(Records contained in a dataset)
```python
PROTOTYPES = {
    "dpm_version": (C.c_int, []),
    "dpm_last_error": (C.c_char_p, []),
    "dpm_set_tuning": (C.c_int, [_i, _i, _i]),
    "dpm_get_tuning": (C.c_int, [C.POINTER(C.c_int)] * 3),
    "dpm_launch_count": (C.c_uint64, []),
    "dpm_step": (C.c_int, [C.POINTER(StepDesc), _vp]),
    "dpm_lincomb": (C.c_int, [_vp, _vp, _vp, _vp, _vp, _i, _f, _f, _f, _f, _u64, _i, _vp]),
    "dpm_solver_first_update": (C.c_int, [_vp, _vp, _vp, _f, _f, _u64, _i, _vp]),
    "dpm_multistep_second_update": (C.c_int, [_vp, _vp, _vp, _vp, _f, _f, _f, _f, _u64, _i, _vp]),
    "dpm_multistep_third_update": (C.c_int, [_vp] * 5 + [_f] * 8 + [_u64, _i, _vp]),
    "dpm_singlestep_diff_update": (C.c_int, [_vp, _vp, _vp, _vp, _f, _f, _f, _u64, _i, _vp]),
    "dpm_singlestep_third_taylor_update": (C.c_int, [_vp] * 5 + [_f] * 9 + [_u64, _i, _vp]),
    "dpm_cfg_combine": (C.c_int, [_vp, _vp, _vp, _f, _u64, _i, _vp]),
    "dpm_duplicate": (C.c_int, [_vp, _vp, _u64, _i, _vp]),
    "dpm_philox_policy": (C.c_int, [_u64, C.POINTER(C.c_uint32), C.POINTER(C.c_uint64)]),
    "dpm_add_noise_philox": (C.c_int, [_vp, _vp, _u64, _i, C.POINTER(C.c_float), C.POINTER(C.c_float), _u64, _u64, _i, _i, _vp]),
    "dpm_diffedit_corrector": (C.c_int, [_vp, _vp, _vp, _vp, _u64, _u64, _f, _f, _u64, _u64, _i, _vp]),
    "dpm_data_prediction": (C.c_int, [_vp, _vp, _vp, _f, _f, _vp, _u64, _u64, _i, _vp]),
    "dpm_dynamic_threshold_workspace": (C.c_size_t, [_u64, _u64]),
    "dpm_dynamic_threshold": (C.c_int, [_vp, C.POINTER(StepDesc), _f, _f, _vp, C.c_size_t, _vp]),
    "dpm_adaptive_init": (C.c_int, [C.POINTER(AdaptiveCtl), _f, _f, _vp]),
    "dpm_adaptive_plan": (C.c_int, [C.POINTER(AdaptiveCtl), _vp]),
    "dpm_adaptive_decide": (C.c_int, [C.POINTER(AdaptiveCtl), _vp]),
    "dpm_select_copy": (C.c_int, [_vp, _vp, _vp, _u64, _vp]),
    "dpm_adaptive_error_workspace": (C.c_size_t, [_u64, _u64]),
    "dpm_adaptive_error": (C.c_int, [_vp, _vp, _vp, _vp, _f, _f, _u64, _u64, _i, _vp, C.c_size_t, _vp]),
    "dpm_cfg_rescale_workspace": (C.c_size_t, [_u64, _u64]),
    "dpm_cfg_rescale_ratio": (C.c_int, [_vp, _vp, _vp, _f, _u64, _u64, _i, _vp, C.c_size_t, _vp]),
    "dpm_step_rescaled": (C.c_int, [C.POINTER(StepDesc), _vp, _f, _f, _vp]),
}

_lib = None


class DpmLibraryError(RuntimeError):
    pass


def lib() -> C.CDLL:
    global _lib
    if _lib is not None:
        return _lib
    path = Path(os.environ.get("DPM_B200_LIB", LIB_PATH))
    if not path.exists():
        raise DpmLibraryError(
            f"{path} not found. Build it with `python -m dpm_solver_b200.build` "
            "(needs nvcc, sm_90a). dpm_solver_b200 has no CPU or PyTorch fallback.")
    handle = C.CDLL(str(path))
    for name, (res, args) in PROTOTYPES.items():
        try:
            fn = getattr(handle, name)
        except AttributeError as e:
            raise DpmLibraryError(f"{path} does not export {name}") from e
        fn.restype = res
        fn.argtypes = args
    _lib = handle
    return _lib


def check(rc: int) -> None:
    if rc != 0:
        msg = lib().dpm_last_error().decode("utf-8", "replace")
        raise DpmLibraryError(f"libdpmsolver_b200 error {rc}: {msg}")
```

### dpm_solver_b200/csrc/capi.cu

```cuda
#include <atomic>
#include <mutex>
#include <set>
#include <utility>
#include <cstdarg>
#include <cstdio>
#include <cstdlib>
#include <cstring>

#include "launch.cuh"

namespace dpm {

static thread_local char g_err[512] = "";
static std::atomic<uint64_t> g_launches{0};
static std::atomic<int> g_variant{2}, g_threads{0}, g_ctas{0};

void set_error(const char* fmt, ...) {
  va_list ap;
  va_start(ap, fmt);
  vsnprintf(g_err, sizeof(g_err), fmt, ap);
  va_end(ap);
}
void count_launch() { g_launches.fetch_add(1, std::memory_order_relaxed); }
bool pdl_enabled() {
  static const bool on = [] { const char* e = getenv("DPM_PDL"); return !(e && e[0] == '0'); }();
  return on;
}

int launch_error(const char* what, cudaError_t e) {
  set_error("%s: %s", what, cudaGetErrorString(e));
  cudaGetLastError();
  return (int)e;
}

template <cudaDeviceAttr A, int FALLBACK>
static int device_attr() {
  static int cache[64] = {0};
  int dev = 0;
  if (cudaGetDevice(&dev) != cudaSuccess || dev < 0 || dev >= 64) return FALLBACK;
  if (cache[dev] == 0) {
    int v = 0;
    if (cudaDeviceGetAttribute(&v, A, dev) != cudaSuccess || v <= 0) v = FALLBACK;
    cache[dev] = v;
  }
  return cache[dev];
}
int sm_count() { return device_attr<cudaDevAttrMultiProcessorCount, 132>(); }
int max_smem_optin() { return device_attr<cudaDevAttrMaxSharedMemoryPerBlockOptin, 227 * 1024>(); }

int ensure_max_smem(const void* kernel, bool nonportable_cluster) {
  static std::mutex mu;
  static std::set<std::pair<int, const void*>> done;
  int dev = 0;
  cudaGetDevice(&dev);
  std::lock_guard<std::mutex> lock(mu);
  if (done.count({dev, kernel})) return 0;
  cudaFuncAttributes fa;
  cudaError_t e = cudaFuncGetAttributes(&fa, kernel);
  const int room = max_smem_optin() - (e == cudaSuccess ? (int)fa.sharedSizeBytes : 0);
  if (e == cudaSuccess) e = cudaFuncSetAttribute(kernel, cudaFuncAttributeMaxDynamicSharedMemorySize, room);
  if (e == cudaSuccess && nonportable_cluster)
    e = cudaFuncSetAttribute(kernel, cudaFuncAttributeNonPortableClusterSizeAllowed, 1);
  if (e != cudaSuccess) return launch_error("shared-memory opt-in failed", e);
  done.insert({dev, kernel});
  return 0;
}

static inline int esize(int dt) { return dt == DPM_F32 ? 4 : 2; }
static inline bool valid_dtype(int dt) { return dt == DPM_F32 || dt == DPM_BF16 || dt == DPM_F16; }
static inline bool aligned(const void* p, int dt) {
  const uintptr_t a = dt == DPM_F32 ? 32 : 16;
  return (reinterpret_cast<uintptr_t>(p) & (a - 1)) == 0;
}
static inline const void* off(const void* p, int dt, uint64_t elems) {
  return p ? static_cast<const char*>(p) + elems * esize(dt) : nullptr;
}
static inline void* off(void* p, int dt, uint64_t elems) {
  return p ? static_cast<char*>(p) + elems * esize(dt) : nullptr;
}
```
...
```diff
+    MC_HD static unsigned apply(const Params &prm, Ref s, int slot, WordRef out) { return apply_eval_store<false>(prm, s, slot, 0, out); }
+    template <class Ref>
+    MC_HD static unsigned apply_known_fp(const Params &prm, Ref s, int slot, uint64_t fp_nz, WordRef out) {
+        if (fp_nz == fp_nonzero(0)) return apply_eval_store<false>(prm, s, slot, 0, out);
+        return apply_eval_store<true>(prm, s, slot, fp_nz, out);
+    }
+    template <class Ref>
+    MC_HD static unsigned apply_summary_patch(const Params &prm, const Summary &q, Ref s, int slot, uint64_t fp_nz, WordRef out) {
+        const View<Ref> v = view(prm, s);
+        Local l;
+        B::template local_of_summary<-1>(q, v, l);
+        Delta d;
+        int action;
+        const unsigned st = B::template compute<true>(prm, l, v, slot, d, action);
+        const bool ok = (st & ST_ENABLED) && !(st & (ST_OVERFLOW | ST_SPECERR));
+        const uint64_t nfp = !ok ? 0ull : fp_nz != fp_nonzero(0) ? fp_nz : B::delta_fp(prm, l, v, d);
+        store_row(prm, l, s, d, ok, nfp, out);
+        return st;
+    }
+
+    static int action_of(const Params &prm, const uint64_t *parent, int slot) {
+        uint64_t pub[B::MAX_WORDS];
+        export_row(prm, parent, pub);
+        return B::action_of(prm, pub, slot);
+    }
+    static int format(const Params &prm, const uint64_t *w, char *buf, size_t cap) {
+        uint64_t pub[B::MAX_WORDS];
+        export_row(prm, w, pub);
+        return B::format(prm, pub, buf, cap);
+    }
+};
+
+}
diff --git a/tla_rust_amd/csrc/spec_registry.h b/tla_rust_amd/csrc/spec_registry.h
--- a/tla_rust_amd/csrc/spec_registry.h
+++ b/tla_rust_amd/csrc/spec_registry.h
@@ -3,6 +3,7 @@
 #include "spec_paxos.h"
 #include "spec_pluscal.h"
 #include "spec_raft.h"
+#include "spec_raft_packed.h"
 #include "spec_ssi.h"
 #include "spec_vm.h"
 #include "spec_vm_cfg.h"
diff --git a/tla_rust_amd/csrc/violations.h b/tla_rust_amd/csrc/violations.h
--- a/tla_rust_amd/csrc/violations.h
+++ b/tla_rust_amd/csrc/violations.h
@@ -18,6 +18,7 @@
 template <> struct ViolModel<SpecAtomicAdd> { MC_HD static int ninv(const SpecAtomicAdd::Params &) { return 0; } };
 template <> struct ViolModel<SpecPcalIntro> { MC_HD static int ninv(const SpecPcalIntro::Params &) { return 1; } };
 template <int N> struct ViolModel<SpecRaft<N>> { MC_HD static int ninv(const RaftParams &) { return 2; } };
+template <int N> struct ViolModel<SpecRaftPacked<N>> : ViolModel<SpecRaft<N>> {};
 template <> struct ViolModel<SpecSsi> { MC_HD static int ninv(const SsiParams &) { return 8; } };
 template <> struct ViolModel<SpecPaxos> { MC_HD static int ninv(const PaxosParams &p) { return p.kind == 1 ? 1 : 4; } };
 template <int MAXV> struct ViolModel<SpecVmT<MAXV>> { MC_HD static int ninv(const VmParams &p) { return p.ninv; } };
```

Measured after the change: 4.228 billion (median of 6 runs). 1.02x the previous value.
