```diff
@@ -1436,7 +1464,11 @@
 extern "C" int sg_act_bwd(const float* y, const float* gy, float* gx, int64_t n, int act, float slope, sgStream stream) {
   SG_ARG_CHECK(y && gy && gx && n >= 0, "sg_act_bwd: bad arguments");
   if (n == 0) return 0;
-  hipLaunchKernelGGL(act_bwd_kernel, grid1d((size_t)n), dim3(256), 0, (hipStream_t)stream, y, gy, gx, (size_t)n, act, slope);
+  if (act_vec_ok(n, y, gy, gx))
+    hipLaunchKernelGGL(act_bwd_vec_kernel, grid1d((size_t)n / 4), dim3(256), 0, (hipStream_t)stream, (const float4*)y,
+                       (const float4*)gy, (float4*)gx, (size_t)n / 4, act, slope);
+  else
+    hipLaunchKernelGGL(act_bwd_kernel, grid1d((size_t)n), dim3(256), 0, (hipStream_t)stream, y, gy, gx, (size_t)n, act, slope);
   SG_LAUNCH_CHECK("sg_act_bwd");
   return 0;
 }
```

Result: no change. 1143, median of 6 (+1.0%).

**REQUIRED WORK**
Lines holding the word "nullptr" should be counted across the entries; state only how many there are.

**COMPLETED EXERCISE**
2